▶ **What you will do**
Extract from the entries below, exactly as given, only the lines from the line containing "const u32 nl = threadIdx.x;" to the line containing "if (j + SA_DEPTH", both lines included.

▶ **Supplied data**

template <int BPT>
__global__ void __launch_bounds__(TPB) stage_a_kernel(const DevConsts *__restrict__ dc, u32 N, u32 L, u32 K, u32 b, u32 E,
                                                      const u64 *__restrict__ idx, const u64 *__restrict__ minus,
                                                      const u64 *__restrict__ db, u64 *__restrict__ acc, u32 bstride, u32 h0,
                                                      u32 nq, u32 q)
{
    const u32 n = 2 * (blockIdx.x * TPB + threadIdx.x);
    const u32 l = blockIdx.y;
    const u32 groups = b / BPT;
    const u32 h = h0 + blockIdx.z / groups, beta0 = (blockIdx.z % groups) * BPT;
    if (n >= N) return;
    const Mod m = dc->mod[l];
    const size_t LN = (size_t)L * N;
    const u64 *pi = idx + ((size_t)h * E) * 2 * LN + (size_t)l * N + n;
    const u64 *pd = db + (((size_t)h * bstride + beta0) * E) * LN + (size_t)l * N + n;
    const size_t bin_stride = (size_t)E * LN;
    U128 a[BPT][2][2];
#pragma unroll
    for (int t = 0; t < BPT; t++)
#pragma unroll
        for (int c = 0; c < 2; c++) a[t][c][0] = a[t][c][1] = U128{0, 0};
    for (u32 j = 0; j < E; j++) {
        const u64x2 i0 = *reinterpret_cast<const u64x2 *>(pi + (size_t)j * 2 * LN);
        const u64x2 i1 = *reinterpret_cast<const u64x2 *>(pi + (size_t)j * 2 * LN + LN);
        u64x2 d[BPT];
#pragma unroll
        for (int t = 0; t < BPT; t++) {
            typedef u64 u64v2 __attribute__((ext_vector_type(2)));
            const u64v2 v = __builtin_nontemporal_load(reinterpret_cast<const u64v2 *>(pd + (size_t)t * bin_stride + (size_t)j * LN));
            d[t].x = v.x, d[t].y = v.y;
        }
#pragma unroll
        for (int t = 0; t < BPT; t++) {
            mac128(a[t][0][0], i0.x, d[t].x);
            mac128(a[t][0][1], i0.y, d[t].y);
            mac128(a[t][1][0], i1.x, d[t].x);
            mac128(a[t][1][1], i1.y, d[t].y);
        }
        if ((j & 31) == 31) {
#pragma unroll
            for (int t = 0; t < BPT; t++)
#pragma unroll
                for (int c = 0; c < 2; c++)
#pragma unroll
                    for (int e = 0; e < 2; e++) a[t][c][e] = U128{reduce128(a[t][c][e], m), 0};
        }
    }
    const u64x2 m0 = *reinterpret_cast<const u64x2 *>(minus + (size_t)l * N + n);
    const u64x2 m1 = *reinterpret_cast<const u64x2 *>(minus + LN + (size_t)l * N + n);
#pragma unroll
    for (int t = 0; t < BPT; t++) {
        u64 *po = acc + ((((size_t)(beta0 + t) * nq + q) * K + h) * 2) * LN + (size_t)l * N + n;
        u64x2 r0, r1;
        r0.x = addmod(reduce128(a[t][0][0], m), m0.x, m.q);
        r0.y = addmod(reduce128(a[t][0][1], m), m0.y, m.q);
        r1.x = addmod(reduce128(a[t][1][0], m), m1.x, m.q);
        r1.y = addmod(reduce128(a[t][1][1], m), m1.y, m.q);
        *reinterpret_cast<u64x2 *>(po) = r0;
        *reinterpret_cast<u64x2 *>(po + LN) = r1;
    }
}

static const int SA_DEPTH = 4;
template <int BPT>
__global__ void __launch_bounds__(TPB) stage_a_mad_kernel(const DevConsts *__restrict__ dc, u32 N, u32 L, u32 K, u32 b, u32 E,
                                                          const u64 *__restrict__ idx, const u64 *__restrict__ minus,
                                                          const u64 *__restrict__ db, u64 *__restrict__ acc, u32 bstride, u32 h0,
                                                          u32 nq, u32 q, StageAXOut xo)
{
    const u32 nl = threadIdx.x;
    const u32 n = blockIdx.x * TPB + nl;
    const u32 l = blockIdx.y;
    const u32 groups = b / BPT;
    const u32 h = h0 + blockIdx.z / groups, beta0 = (blockIdx.z % groups) * BPT;
    if (n >= N) return;
    const Mod m = dc->mod[l];
    const size_t LN = (size_t)L * N;
    const u64 *pi = idx + ((size_t)h * E) * 2 * LN + (size_t)l * N + blockIdx.x * TPB;
    const u64 *pd = db + (((size_t)h * bstride + beta0) * E) * LN + (size_t)l * N + blockIdx.x * TPB;
    const size_t bin_stride = (size_t)E * LN;
    ColAcc a[BPT][2];
#pragma unroll
    for (int t = 0; t < BPT; t++) a[t][0] = a[t][1] = ColAcc{0, 0, 0};
    auto load_term = [&](u32 j, u64 (&vi)[2], u64 (&vd)[BPT]) {
        const u64 *pij = pi + (size_t)j * 2 * LN, *pdj = pd + (size_t)j * LN;
        vi[0] = pij[nl];
        vi[1] = (pij + LN)[nl];
#pragma unroll
        for (int t = 0; t < BPT; t++) vd[t] = __builtin_nontemporal_load(pdj + (size_t)t * bin_stride + nl);
    };
    u64 qiv[SA_DEPTH][2], qdv[SA_DEPTH][BPT];
#pragma unroll
    for (int d = 0; d < SA_DEPTH; d++)
        if ((u32)d < E) load_term(d, qiv[d], qdv[d]);
    auto term = [&](u32 j, u64 (&vi)[2], u64 (&vd)[BPT]) {
        const Split30 i0 = split30(vi[0]), i1 = split30(vi[1]);
#pragma unroll
        for (int t = 0; t < BPT; t++) colacc_mac2(a[t][0], a[t][1], i0, i1, vd[t]);
        if (j + SA_DEPTH < E) load_term(j + SA_DEPTH, vi, vd);
        if ((j % COLACC_MAX_TERMS) == COLACC_MAX_TERMS - 1 && j + 1 < E) {
#pragma unroll
            for (int t = 0; t < BPT; t++) colacc_carry(a[t][0]), colacc_carry(a[t][1]);
        }
        if ((j % COLACC_MAX_TOTAL) == COLACC_MAX_TOTAL - 1 && j + 1 < E) {
#pragma unroll
            for (int t = 0; t < BPT; t++)
#pragma unroll
                for (int c = 0; c < 2; c++) {
                    const u64 r = reduce124(colacc_value(a[t][c]), m);
                    a[t][c] = ColAcc{r & 0x3FFFFFFFull, r >> 30, 0};
                }
        }
    };
    for (u32 j = 0; j < E; j += SA_DEPTH) {
#pragma unroll
        for (int d = 0; d < SA_DEPTH; d++)
            if (j + d < E) term(j + d, qiv[d], qdv[d]);
    }
    const bool xdir = h == 0 && xo.out != nullptr;
    const u32 noff = n + ((xdir ? ~0u : 0u) & (lane_home(n, xo.logns) - n));
#pragma unroll
    for (int t = 0; t < BPT; t++) {
        const size_t row = (size_t)(beta0 + t) * nq + q;
        u64 *const base = xdir ? xo.out + ((row * 4) * xo.M + l) * N : acc + ((row * K + h) * 2) * LN + (size_t)l * N;
        const size_t cstride = xdir ? (size_t)xo.M * N : LN;
        u64 *const po = base + noff;
#pragma unroll
        for (int c = 0; c < 2; c++)
            po[(size_t)c * cstride] = addmod_nb(colacc_reduce<true>(a[t][c], m, 0 - m.q), minus[(size_t)c * LN + (size_t)l * N + n], m.q);
    }
}

template <int BPT, int Q, int DEPTH>
__global__ void __launch_bounds__(TPB) stage_a_mad_batch_kernel(const DevConsts *__restrict__ dc, u32 N, u32 L, u32 K, u32 b, u32 E,
                                                                StageAQueries qs, const u64 *__restrict__ db, u64 *__restrict__ acc,
                                                                u32 bstride, u32 h0, u32 nq, u32 q0, u32 tiles, StageAXOut xo)
{
    StageATile tl;
    if (!stage_a_tile((N + TPB - 1) / TPB, L, tiles, (b + BPT - 1) / BPT, tl)) return;
    const u32 nl = threadIdx.x, n0 = tl.bx * TPB, l = tl.l, h = h0 + tl.hz, beta0 = tl.grp * BPT;
    const u32 n = n0 + nl;
    if (n >= N) return;
    const u32 tmax = __builtin_amdgcn_readfirstlane(min((u32)BPT, b - beta0) - 1);
    const Mod m = dc->mod[l];
    const size_t LN = (size_t)L * N;
    const size_t ioff = ((size_t)h * E) * 2 * LN + (size_t)l * N + n0;
    const u64 *pd = db + (((size_t)h * bstride + beta0) * E) * LN + (size_t)l * N + n0;
    const size_t bin_stride = (size_t)E * LN;
    StageAAcc<true> a[Q][BPT][2];
    stage_a_terms<BPT, Q, DEPTH, true>(qs, ioff, LN, pd, bin_stride, tmax, nl, E, m, a);
    const bool xdir = h == 0 && xo.out != nullptr;
    const u32 noff = n + ((xdir ? ~0u : 0u) & (lane_home(n, xo.logns) - n));
#pragma unroll
    for (int q = 0; q < Q; q++) {
        u64 mi[2];
#pragma unroll
        for (int c = 0; c < 2; c++) mi[c] = qs.minus[q][(size_t)c * LN + (size_t)l * N + n];
#pragma unroll
        for (int t = 0; t < BPT; t++) {
            if ((u32)t > tmax) continue;
            const size_t row = (size_t)(beta0 + t) * nq + q0 + q;
            u64 *const base = xdir ? xo.out + ((row * 4) * xo.M + l) * N : acc + ((row * K + h) * 2) * LN + (size_t)l * N;
            const size_t cstride = xdir ? (size_t)xo.M * N : LN;
            u64 *const po = base + noff;
#pragma unroll
            for (int c = 0; c < 2; c++) po[(size_t)c * cstride] = addmod_nb(colacc_reduce<true>(a[q][t][c].v, m, 0 - m.q), mi[c], m.q);
        }
    }
}

static void launch_stage_a_uniform(const DevConsts *dc, u32 N, u32 L, u32 K, u32 b, u32 E, const u64 *idx, const u64 *minus,
                                   const u64 *db, u64 *acc, hipStream_t st, bool mad, u32 bstride, u32 h0, u32 hn, int bpt, u32 nq,
                                   u32 q, StageAXOut xo)
{
    const int cpt = mad ? 1 : 2;
    dim3 grid((N / cpt + TPB - 1) / TPB, L, hn * (b / bpt));
#define SA(B_)                                                                                                       \
    do {                                                                                                             \
        if (mad) hipLaunchKernelGGL(stage_a_mad_kernel<B_>, grid, dim3(TPB), 0, st, dc, N, L, K, b, E, idx, minus, db, acc, bstride, h0, nq, q, xo); \
        else hipLaunchKernelGGL(stage_a_kernel<B_>, grid, dim3(TPB), 0, st, dc, N, L, K, b, E, idx, minus, db, acc, bstride, h0, nq, q);  \
    } while (0)
    switch (bpt) {
        case 8: hipLaunchKernelGGL(stage_a_kernel<8>, grid, dim3(TPB), 0, st, dc, N, L, K, b, E, idx, minus, db, acc, bstride, h0, nq, q); break;
        case 7: SA(7); break;
        case 6: SA(6); break;
        case 5: SA(5); break;
        case 4: SA(4); break;
        case 3: SA(3); break;
        case 2: SA(2); break;
        default: SA(1); break;
    }
#undef SA
}

void launch_stage_a(const DevConsts *dc, u32 N, u32 L, u32 K, u32 b, u32 E, const u64 *idx, const u64 *minus,
                    const u64 *db, u64 *acc, hipStream_t st, bool small_moduli, u32 bstride, u32 h0, u32 hn, u32 nq, u32 q,
                    const StageAXOut *xop)
{
    StageAXOut xo;
    if (xop && small_moduli) xo = *xop;
    if (!bstride) bstride = b;
    if (!hn) hn = K - h0;
    if (!nq) nq = 1;
    const bool mad = small_moduli;
    const u32 cap = mad ? 7 : 8;
    u32 bpt = 0;
    for (u32 c = cap; c >= 4; c--)
        if (b % c == 0) {
            bpt = c;
            break;
        }
    if (b <= cap) bpt = b;
    const size_t LN = (size_t)L * N;
    if (bpt) {
        launch_stage_a_uniform(dc, N, L, K, b, E, idx, minus, db, acc, st, mad, bstride, h0, hn, (int)bpt, nq, q, xo);
        return;
    }
    const u32 full = (b / cap) * cap, rest = b - full;
    launch_stage_a_uniform(dc, N, L, K, full, E, idx, minus, db, acc, st, mad, bstride, h0, hn, (int)cap, nq, q, xo);
    StageAXOut xr = xo;
    if (xr.out) xr.out += (size_t)full * nq * 4 * xr.M * N;
    launch_stage_a_uniform(dc, N, L, K, rest, E, idx, minus, db + (size_t)full * E * LN, acc + (size_t)full * nq * K * 2 * LN, st, mad,
                           bstride, h0, hn, (int)rest, nq, q, xr);
}

template <int Q, int BPT>
static void launch_stage_a_batch_qb(const DevConsts *dc, u32 N, u32 L, u32 K, u32 nb, u32 E, const StageAQueries &qs, const u64 *db,
                                    u64 *acc, hipStream_t st, u32 bstride, u32 h0, u32 hn, u32 nq, u32 q0, StageAXOut xo)
{
    const u32 nx = (N + TPB - 1) / TPB;
    constexpr int DEPTH = stage_a_depth(Q, BPT);
    hipLaunchKernelGGL((stage_a_mad_batch_kernel<BPT, Q, DEPTH>), stage_a_grid(nx, L, hn, (nb + BPT - 1) / BPT), dim3(TPB), 0, st, dc, N, L, K,
                       nb, E, qs, db, acc, bstride, h0, nq, q0, nx * L * hn, xo);
}
template <int Q>
static void launch_stage_a_batch_q(const DevConsts *dc, u32 N, u32 L, u32 K, u32 b, u32 E, const StageAQueries &qs, const u64 *db,
                                   u64 *acc, hipStream_t st, u32 bstride, u32 h0, u32 hn, u32 nq, u32 q0, StageAXOut xo)
{
    constexpr u32 cap = stage_a_layer_cap(Q, true);
    const u32 bpt = stage_a_layers(Q, b, cap);
    if constexpr (cap >= 4)
        if (bpt == 4) return launch_stage_a_batch_qb<Q, 4>(dc, N, L, K, b, E, qs, db, acc, st, bstride, h0, hn, nq, q0, xo);
    if constexpr (cap >= 3)
        if (bpt == 3) return launch_stage_a_batch_qb<Q, 3>(dc, N, L, K, b, E, qs, db, acc, st, bstride, h0, hn, nq, q0, xo);
    if (bpt == 2) return launch_stage_a_batch_qb<Q, 2>(dc, N, L, K, b, E, qs, db, acc, st, bstride, h0, hn, nq, q0, xo);
    return launch_stage_a_batch_qb<Q, 1>(dc, N, L, K, b, E, qs, db, acc, st, bstride, h0, hn, nq, q0, xo);
}
void launch_stage_a_batch(const DevConsts *dc, u32 N, u32 L, u32 K, u32 b, u32 E, const StageAQueries &qs, u32 nq, const u64 *db,
                          u64 *acc, hipStream_t st, bool small_moduli, u32 bstride, u32 h0, u32 hn, const StageAXOut *xop)
{
    StageAXOut xo;
    if (xop && small_moduli) xo = *xop;
    if (!bstride) bstride = b;
    if (!hn) hn = K - h0;
    u32 q0 = 0;
    while (small_moduli && nq - q0 >= 2) {
        const u32 g = stage_a_query_group(nq - q0);
        StageAQueries sub = {};
        for (u32 q = 0; q < g; q++) sub.idx[q] = qs.idx[q0 + q], sub.minus[q] = qs.minus[q0 + q];
        if (g == 2) launch_stage_a_batch_q<2>(dc, N, L, K, b, E, sub, db, acc, st, bstride, h0, hn, nq, q0, xo);
        else if (g == 3) launch_stage_a_batch_q<3>(dc, N, L, K, b, E, sub, db, acc, st, bstride, h0, hn, nq, q0, xo);
        else launch_stage_a_batch_q<4>(dc, N, L, K, b, E, sub, db, acc, st, bstride, h0, hn, nq, q0, xo);
        q0 += g;
    }
    for (; q0 < nq; q0++)
        launch_stage_a(dc, N, L, K, b, E, qs.idx[q0], qs.minus[q0], db, acc, st, small_moduli, bstride, h0, hn, nq, q0, xop);
}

▶ **Reply to the exercise**
    const u32 nl = threadIdx.x;
    const u32 n = blockIdx.x * TPB + nl;
    const u32 l = blockIdx.y;
    const u32 groups = b / BPT;
    const u32 h = h0 + blockIdx.z / groups, beta0 = (blockIdx.z % groups) * BPT;
    if (n >= N) return;
    const Mod m = dc->mod[l];
    const size_t LN = (size_t)L * N;
    const u64 *pi = idx + ((size_t)h * E) * 2 * LN + (size_t)l * N + blockIdx.x * TPB;
    const u64 *pd = db + (((size_t)h * bstride + beta0) * E) * LN + (size_t)l * N + blockIdx.x * TPB;
    const size_t bin_stride = (size_t)E * LN;
    ColAcc a[BPT][2];
#pragma unroll
    for (int t = 0; t < BPT; t++) a[t][0] = a[t][1] = ColAcc{0, 0, 0};
    auto load_term = [&](u32 j, u64 (&vi)[2], u64 (&vd)[BPT]) {
        const u64 *pij = pi + (size_t)j * 2 * LN, *pdj = pd + (size_t)j * LN;
        vi[0] = pij[nl];
        vi[1] = (pij + LN)[nl];
#pragma unroll
        for (int t = 0; t < BPT; t++) vd[t] = __builtin_nontemporal_load(pdj + (size_t)t * bin_stride + nl);
    };
    u64 qiv[SA_DEPTH][2], qdv[SA_DEPTH][BPT];
#pragma unroll
    for (int d = 0; d < SA_DEPTH; d++)
        if ((u32)d < E) load_term(d, qiv[d], qdv[d]);
    auto term = [&](u32 j, u64 (&vi)[2], u64 (&vd)[BPT]) {
        const Split30 i0 = split30(vi[0]), i1 = split30(vi[1]);
#pragma unroll
        for (int t = 0; t < BPT; t++) colacc_mac2(a[t][0], a[t][1], i0, i1, vd[t]);
        if (j + SA_DEPTH < E) load_term(j + SA_DEPTH, vi, vd);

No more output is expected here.